[Saved entries]
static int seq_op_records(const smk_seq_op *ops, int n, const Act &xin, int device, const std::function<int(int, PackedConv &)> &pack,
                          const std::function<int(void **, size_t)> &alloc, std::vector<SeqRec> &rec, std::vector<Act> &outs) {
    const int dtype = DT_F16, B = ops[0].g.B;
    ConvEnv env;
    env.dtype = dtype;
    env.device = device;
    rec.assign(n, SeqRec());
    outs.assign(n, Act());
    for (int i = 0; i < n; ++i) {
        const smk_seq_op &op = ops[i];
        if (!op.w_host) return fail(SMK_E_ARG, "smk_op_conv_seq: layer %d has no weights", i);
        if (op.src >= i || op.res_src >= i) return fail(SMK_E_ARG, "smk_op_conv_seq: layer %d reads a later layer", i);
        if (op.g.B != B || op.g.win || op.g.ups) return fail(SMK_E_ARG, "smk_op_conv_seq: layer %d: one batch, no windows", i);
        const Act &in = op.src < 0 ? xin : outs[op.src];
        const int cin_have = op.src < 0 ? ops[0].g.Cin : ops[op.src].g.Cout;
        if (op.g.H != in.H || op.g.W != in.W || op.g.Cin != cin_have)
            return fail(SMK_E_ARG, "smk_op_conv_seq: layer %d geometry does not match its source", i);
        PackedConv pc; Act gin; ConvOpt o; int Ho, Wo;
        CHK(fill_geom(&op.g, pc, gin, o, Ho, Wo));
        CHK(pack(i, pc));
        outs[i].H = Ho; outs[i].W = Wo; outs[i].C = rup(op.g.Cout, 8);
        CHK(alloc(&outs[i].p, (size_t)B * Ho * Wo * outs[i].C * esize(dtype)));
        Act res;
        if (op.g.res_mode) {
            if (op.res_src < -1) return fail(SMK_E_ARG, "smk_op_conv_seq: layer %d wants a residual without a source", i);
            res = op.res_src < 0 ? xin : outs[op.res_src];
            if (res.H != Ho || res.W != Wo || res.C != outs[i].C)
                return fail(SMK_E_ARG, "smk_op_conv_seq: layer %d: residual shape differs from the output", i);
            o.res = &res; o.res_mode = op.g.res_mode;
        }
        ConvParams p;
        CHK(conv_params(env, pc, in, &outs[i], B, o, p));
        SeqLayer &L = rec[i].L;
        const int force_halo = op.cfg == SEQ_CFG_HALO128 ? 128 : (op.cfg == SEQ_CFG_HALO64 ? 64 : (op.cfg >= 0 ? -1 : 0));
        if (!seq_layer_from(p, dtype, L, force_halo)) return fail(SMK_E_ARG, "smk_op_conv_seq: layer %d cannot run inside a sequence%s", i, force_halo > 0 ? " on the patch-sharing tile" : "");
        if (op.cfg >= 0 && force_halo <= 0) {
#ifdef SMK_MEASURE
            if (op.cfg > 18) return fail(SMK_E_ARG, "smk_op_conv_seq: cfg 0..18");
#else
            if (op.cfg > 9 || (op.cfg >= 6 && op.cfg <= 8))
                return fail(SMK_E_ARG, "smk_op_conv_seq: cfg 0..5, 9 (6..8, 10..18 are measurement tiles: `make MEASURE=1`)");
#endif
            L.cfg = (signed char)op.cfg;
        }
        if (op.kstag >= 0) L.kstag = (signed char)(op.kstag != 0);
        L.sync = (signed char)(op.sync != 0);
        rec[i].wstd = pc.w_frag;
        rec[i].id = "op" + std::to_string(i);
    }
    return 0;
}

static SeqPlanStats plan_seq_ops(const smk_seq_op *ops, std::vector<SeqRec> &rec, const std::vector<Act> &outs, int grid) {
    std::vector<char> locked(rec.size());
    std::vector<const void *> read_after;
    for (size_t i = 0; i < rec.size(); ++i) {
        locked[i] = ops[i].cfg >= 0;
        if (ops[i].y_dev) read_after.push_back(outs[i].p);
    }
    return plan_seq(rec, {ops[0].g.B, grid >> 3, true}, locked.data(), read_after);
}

#### Required action
Copy each line containing the word "residual" from the data.

#### Response for this exercise
            if (op.res_src < -1) return fail(SMK_E_ARG, "smk_op_conv_seq: layer %d wants a residual without a source", i);
                return fail(SMK_E_ARG, "smk_op_conv_seq: layer %d: residual shape differs from the output", i);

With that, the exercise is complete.